There is a theory that armed conflict is impossible between countries where famous fast food restaurants are open. We checked whether this is actually true.
This hypothesis was first expressed by journalist and three-time Pulitzer Prize winner Thomas Friedman. At the end of 1996 he published in The New York Times article Foreign Affairs Big Mac I, in which he formulated the following assumption: there are no two countries that have a McDonald's restaurant and that have ever fought against each other. Subsequently, it was called the “golden arch theory” after the company logo. In his text, Friedman cites a conversation with one of the company's executives, confirming his observations. Although the journalist makes a reservation that his hypothesis is not entirely serious, three years later he developed it into a quickly becoming bestseller book The Lexus and the Olive Tree.

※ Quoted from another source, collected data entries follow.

__global__ __launch_bounds__(256) void stem_tileact_kernel(const unsigned* __restrict__ nzmask, uint8_t* __restrict__ tact, int C, int H, int W,
                                                           int tiles_x, int tiles_y, int ntiles, int groups) {
    const int idx = blockIdx.x * 256 + threadIdx.x;
    if (idx >= ntiles * groups) return;
    const int grp = idx / ntiles, tile = idx - grp * ntiles;
    int bid = tile;
    const int b = bid / (tiles_x * tiles_y);
    bid -= b * tiles_x * tiles_y;
    const int ty = bid / tiles_x, tx = bid - ty * tiles_x;
    const int hi0 = 2 * (ty * TY) - 3, wi0 = 2 * (tx * TX) - 3;
    const int HC = (H + 3) >> 2, WW = (W + 255) >> 8;
    const int rc0 = max(hi0, 0) >> 2, rc1 = min(hi0 + PH - 1, H - 1) >> 2;
    const int wa = max(wi0 - 1, 0), wb = min(wi0 - 2 + PW, W - 1);
    const int c0 = grp * CG, nc = min(CG, C - c0);
    unsigned chact = 0;
    for (int cl = 0; cl < nc; ++cl) {
        unsigned any = 0;
        for (int rcell = rc0; rcell <= rc1; ++rcell)
            for (int word = wa >> 8; word <= (wb >> 8); ++word) {
                const int lo = max(wa, word << 8), hi = min(wb, (word << 8) + 255);
                const int b0 = (lo >> 3) & 31, b1 = (hi >> 3) & 31;
                const unsigned bits = (b1 == 31 ? 0xffffffffu : ((1u << (b1 + 1)) - 1u)) & ~((1u << b0) - 1u);
                any |= nzmask[(((long long)b * C + c0 + cl) * HC + rcell) * WW + word] & bits;
            }
        if (any) chact |= 1u << cl;
    }
    tact[idx] = (uint8_t)chact;
}

__global__ __launch_bounds__(256) void stem_tileany_kernel(const unsigned* __restrict__ nzmask, uint8_t* __restrict__ tany, int C, int H, int W,
                                                           int tiles_x, int tiles_y, int ntiles) {
    const int lane = threadIdx.x & 63, sub = lane & 31;
    const int tile = (blockIdx.x * 256 + threadIdx.x) >> 5;
    unsigned any = 0;
    if (tile < ntiles) {
        int bid = tile;
        const int b = bid / (tiles_x * tiles_y);
        bid -= b * tiles_x * tiles_y;
        const int ty = bid / tiles_x, tx = bid - ty * tiles_x;
        const int hi0 = 2 * (ty * TY) - 3, wi0 = 2 * (tx * TX) - 3;
        const int HC = (H + 3) >> 2, WW = (W + 255) >> 8;
        const int rc0 = max(hi0, 0) >> 2, rc1 = min(hi0 + PH - 1, H - 1) >> 2;
        const int wa = max(wi0 - 1, 0), wb = min(wi0 - 2 + PW, W - 1);
        for (int c = sub; c < C; c += 32)
            for (int rcell = rc0; rcell <= rc1; ++rcell)
                for (int word = wa >> 8; word <= (wb >> 8); ++word) {
                    const int lo = max(wa, word << 8), hi = min(wb, (word << 8) + 255);
                    const int b0 = (lo >> 3) & 31, b1 = (hi >> 3) & 31;
                    const unsigned bits = (b1 == 31 ? 0xffffffffu : ((1u << (b1 + 1)) - 1u)) & ~((1u << b0) - 1u);
                    any |= nzmask[(((long long)b * C + c) * HC + rcell) * WW + word] & bits;
                }
    }
    const unsigned long long bal = __ballot(any != 0u);
    const unsigned mine = (unsigned)(bal >> (lane & 32));
    if (sub == 0 && tile < ntiles) tany[tile] = mine ? 1 : 0;
}

__global__ __launch_bounds__(256) void stem_wgrad_kernel(const float* __restrict__ x, const float* __restrict__ dy,
                                                         float* __restrict__ part, const uint8_t* __restrict__ tact, int B, int C, int H,
                                                         int W, int Ho, int Wo,
                                                         int tiles_x, int tiles_y, int Kp, int ntiles, int rot) {
    __shared__ __attribute__((aligned(16))) float patch[2 * CG * PH * PW];
    __shared__ __attribute__((aligned(16))) float dys[2 * TPIX * 68];
    const int tid = threadIdx.x, lane = tid & 63;
    const int wave = __builtin_amdgcn_readfirstlane(tid >> 6);
    const int i = lane & 31, h = lane >> 5;
    const int c0 = blockIdx.y * CG;
    const int nc = min(CG, C - c0);
    const int gk = nc * 49;

    int u_a[UPW], u_nb[UPW], u_ko[UPW];
    unsigned u_span[UPW];
#pragma unroll
    for (int j = 0; j < UPW; ++j) {
        const int u = wave + 4 * j;
        u_a[j] = u & 1;
        u_nb[j] = u >> 1;
        const int k = u_nb[j] * 32 + i;
        int o = 0;
        if (u < GUNITS && k < gk) {
            const int cl = k / 49, rs = k - cl * 49;
            const int r = rs / 7, s_ = rs - r * 7;
            o = (cl * PH + r) * PW + s_ + 1;
        }
        u_ko[j] = o;
        const int k0 = u_nb[j] * 32;
        u_span[j] = 0;
        if (u < GUNITS && k0 < gk) {
            const int cl0 = k0 / 49, cl1 = min(k0 + 31, gk - 1) / 49;
            u_span[j] = (1u << cl0) | (1u << cl1);
        }
    }
    f32x16 acc[UPW];
#pragma unroll
    for (int j = 0; j < UPW; ++j)
#pragma unroll
        for (int q = 0; q < 16; ++q) acc[j][q] = 0.f;

    constexpr int PIT = (CG * PH * (PW / 4) + 255) / 256;
    constexpr int DIT = TPIX * 16 / 256;
    const bool vec = (W & 3) == 0;
    f32x4 pv[PIT], dv[DIT];
    auto tile_origin = [&](int tile, int& b, int& y0, int& x0) {
        b = tile / (tiles_x * tiles_y);
        const int bid = tile - b * tiles_x * tiles_y;
        const int ty = bid / tiles_x;
        y0 = ty * TY;
        x0 = (bid - ty * tiles_x) * TX;
    };
    auto issue_loads = [&](int tile, unsigned chact) {
        int b, y0, x0;
        tile_origin(tile, b, y0, x0);
        const int hi0 = 2 * y0 - 3, wi0 = 2 * x0 - 3;
#pragma unroll
        for (int it = 0; it < PIT; ++it) {
            const int idx = tid + it * 256;
            const int q = idx % (PW / 4);
// ... 608 lines not shown
int straps_internal_wgrad_reduce(const float* part, float* dw_oihw, int splits, int cout, int cin, int taps, int accumulate, hipStream_t st) {
    const long long n = (long long)cout * taps * cin;
    hipLaunchKernelGGL(wgrad_reduce_kernel, dim3((unsigned)(n / 256)), dim3(256), 0, st, part, dw_oihw, splits, cout, cin, taps, accumulate);
    STRAPS_CHECK_LAUNCH("wgrad_reduce_kernel");
    return STRAPS_OK;
}

static bool wgrad3_plan(int batch, int h, int w, int cin, int cout, int kh, int kw, int stride, int pad, Wgrad3P* p, int* splits, int cp = 32) {
    if (!(kh == 3 && kw == 3 && stride == 1 && pad == 1)) return false;
    if (w < 8 || (w & (w - 1)) != 0) return false;
    const int cw = w < 32 ? w : 32, rpc = cp / cw;
    if (h % rpc != 0) return false;
    int lg = 0;
    while ((1 << lg) < cw) ++lg;
    p->H = h; p->W = w; p->Cin = cin; p->Cout = cout; p->cw = cw; p->cw_log2 = lg; p->rpc = rpc;
    p->chunks_per_row = w / cw;
    p->chunk_rows_per_img = h / rpc;
    p->nchunks = batch * p->chunk_rows_per_img * p->chunks_per_row;
    p->it = cin / 64;
    const int tiles = (cout / 64) * (cin / 64);
    constexpr int W3_TARGET = 256;
    int s = (W3_TARGET + tiles - 1) / tiles;
    const int max_s = (p->nchunks + 3) / 4;
    if (s > max_s) s = max_s;
    if (s < 1) s = 1;
    p->chunks_per_split = (p->nchunks + s - 1) / s;
    *splits = (p->nchunks + p->chunks_per_split - 1) / p->chunks_per_split;
    return true;
}

extern "C" size_t straps_conv_wgrad_workspace_bytes(int batch, int h, int w, int cin, int cout, int kh, int kw, int stride, int pad) {
    Wgrad3P p3;
    int splits3;
    if (wgrad3_plan(batch, h, w, cin, cout, kh, kw, stride, pad, &p3, &splits3)) return (size_t)splits3 * cout * 9 * cin * sizeof(float);
    const int ho = (h + 2 * pad - kh) / stride + 1, wo = (w + 2 * pad - kw) / stride + 1;
    const long long M = (long long)batch * ho * wo;
    const bool big = wgrad_big_tile(M, cin, cout, kh * kw);
    const int tile = big ? 128 : 64;
    const int tiles = kh * kw * (cout / tile) * (cin / tile);
    return (size_t)wgrad_splits(M, tiles, big) * cout * kh * kw * cin * sizeof(float);
}

extern "C" int straps_conv_wgrad(const float* x, const float* dy, float* dw_oihw, void* workspace, int batch, int h, int w, int cin,
                                 int cout, int kh, int kw, int stride, int pad, int accumulate, void* stream) {
    STRAPS_REQUIRE(x && dy && dw_oihw && workspace, "straps_conv_wgrad: null pointer");
    STRAPS_REQUIRE(cin % 64 == 0 && cout % 64 == 0, "straps_conv_wgrad: need cin%%64==0 and cout%%64==0 (cin=%d cout=%d)", cin, cout);
    {
        Wgrad3P p3;
        int splits3;
        if (wgrad3_plan(batch, h, w, cin, cout, kh, kw, stride, pad, &p3, &splits3)) {
            p3.x = x; p3.dy = dy; p3.part = (float*)workspace;
            constexpr int NG3 = 2;
            const size_t lds = (size_t)NG3 * 2 * W3PX * 64 * sizeof(float);
            STRAPS_RAISE_LDS((conv_wgrad3x3_kernel<NG3>), lds, "conv_wgrad3x3_kernel");
            hipStream_t st3 = (hipStream_t)stream;
            hipLaunchKernelGGL(conv_wgrad3x3_kernel<NG3>, dim3((cout / 64) * (cin / 64), splits3), dim3(256 * NG3), lds, st3, p3);
            STRAPS_CHECK_LAUNCH("conv_wgrad3x3_kernel");
            const long long n3 = (long long)cout * 9 * cin;
            hipLaunchKernelGGL(wgrad_reduce_kernel, dim3((unsigned)(n3 / 256)), dim3(256), 0, st3, p3.part, dw_oihw, splits3, cout, cin, 9, accumulate);
            STRAPS_CHECK_LAUNCH("wgrad_reduce_kernel");
            return STRAPS_OK;
        }
    }
    WgradP p;
    p.x = x; p.dy = dy; p.part = (float*)workspace;
    p.B = batch; p.H = h; p.W = w; p.Cin = cin; p.Cout = cout; p.R = kh; p.S = kw; p.stride = stride; p.pad = pad;
    p.Ho = (h + 2 * pad - kh) / stride + 1;
    p.Wo = (w + 2 * pad - kw) / stride + 1;
    const long long M = (long long)batch * p.Ho * p.Wo;
    STRAPS_REQUIRE(M < (1LL << 31), "straps_conv_wgrad: problem too large");
    p.M = (int)M;
    const bool big = wgrad_big_tile(M, cin, cout, kh * kw);
    const int tile = big ? 128 : 64;
    p.ct = cout / tile; p.it = cin / tile;
    const int tiles = kh * kw * p.ct * p.it;
    const int splits = wgrad_splits(M, tiles, big);
    p.rows_per_split = (int)(((M + splits - 1) / splits + 31) / 32 * 32);
    hipStream_t st = (hipStream_t)stream;
    if (big) {
        STRAPS_RAISE_LDS((conv_wgrad_kernel<128, 128>), 64 * 1024, "conv_wgrad_kernel");
        hipLaunchKernelGGL((conv_wgrad_kernel<128, 128>), dim3(tiles, splits), dim3(256), 64 * 1024, st, p);
    } else {
        hipLaunchKernelGGL((conv_wgrad_kernel<64, 64>), dim3(tiles, splits), dim3(256), 32 * 1024, st, p);
    }
    STRAPS_CHECK_LAUNCH("conv_wgrad_kernel");
    const long long n = (long long)cout * kh * kw * cin;
    hipLaunchKernelGGL(wgrad_reduce_kernel, dim3((unsigned)(n / 256)), dim3(256), 0, st, p.part, dw_oihw, splits, cout, cin, kh * kw, accumulate);
    STRAPS_CHECK_LAUNCH("wgrad_reduce_kernel");
    return STRAPS_OK;
}

static int stem_wgrad_blocks(int ntiles) {
    static const int cap = STRAPS_TOOL_ENV_INT("STRAPS_STEM_WGRAD_BLOCKS", 256);
    return ntiles < cap ? ntiles : cap;
}

static int wgrad_x3_route(int batch, int h, int w, int cin, int cout, int kh, int kw, int stride, int pad) {
    Wgrad3P p3;
    int splits3;
    if (wgrad3_plan(batch, h, w, cin, cout, kh, kw, stride, pad, &p3, &splits3)) return 1;
    static const bool tap_x3 = !STRAPS_TOOL_ENV_INT("STRAPS_WGRAD_TAP_FP32", 0);
    return tap_x3 && (kh * kw > 1 || (cin >= 128 && cout >= 128)) ? 2 : 0;
}

static void wgrad_x3_block(long long M, int cin, int cout, int taps, bool big, int stride, int* bco, int* bci) {
    const int v = STRAPS_TOOL_ENV_INT("STRAPS_WGRAD_TILE", 0);
    if (v) {
        const int o = v / 1000, i = v % 1000;
        const bool known = (o == 256 && i == 64) || (o == 64 && i == 256) || (o == 256 && i == 128) || (o == 128 && i == 256) || (o == 128 && i == 64) ||
                           (o == 64 && i == 128) || (o == 128 && i == 128) || (o == 64 && i == 64);
        if (known && cout % o == 0 && cin % i == 0 && !(o == 128 && i == 128 && !big)) { *bco = o; *bci = i; }
        return;
    }
    if (taps == 1) {
        if (M >= 32768 && cout % 256 == 0 && cin % 128 == 0) { *bco = 256; *bci = 128; }
        else if (M <= 8192 && cout % 128 == 0 && cin % 128 == 0) {
            if (stride == 1 && cout > cin) { *bco = 64; *bci = 128; }
            else { *bco = 128; *bci = 64; }
        }
    } else if (cout % 256 == 0 && cin % 128 == 0) { *bco = 256; *bci = 128; }
    else if (cout % 128 == 0 && cin % 64 == 0) { *bco = 128; *bci = 64; }
}

extern "C" int straps_conv_wgrad_x3_on_planes(int batch, int h, int w, int cin, int cout, int kh, int kw, int stride, int pad) {
    return wgrad_x3_route(batch, h, w, cin, cout, kh, kw, stride, pad) != 0;
}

Despite the fact that the original formulation refers to armed conflicts that have already ended, Friedman argues that his observation also applies to the future. According to him, the opening of a McDonald's restaurant is an illustration of the process of globalization, during which a country reaches a certain level of development and at the same time becomes so integrated into the world economy that “creating problems” such as military action becomes unprofitable. However, Friedman also gives the opposite version in a note from 1996. Francis Fukuyama, author of the famous essay "End of story?", objected to the journalist that in the next ten years there will certainly be a war between countries with McDonald’s.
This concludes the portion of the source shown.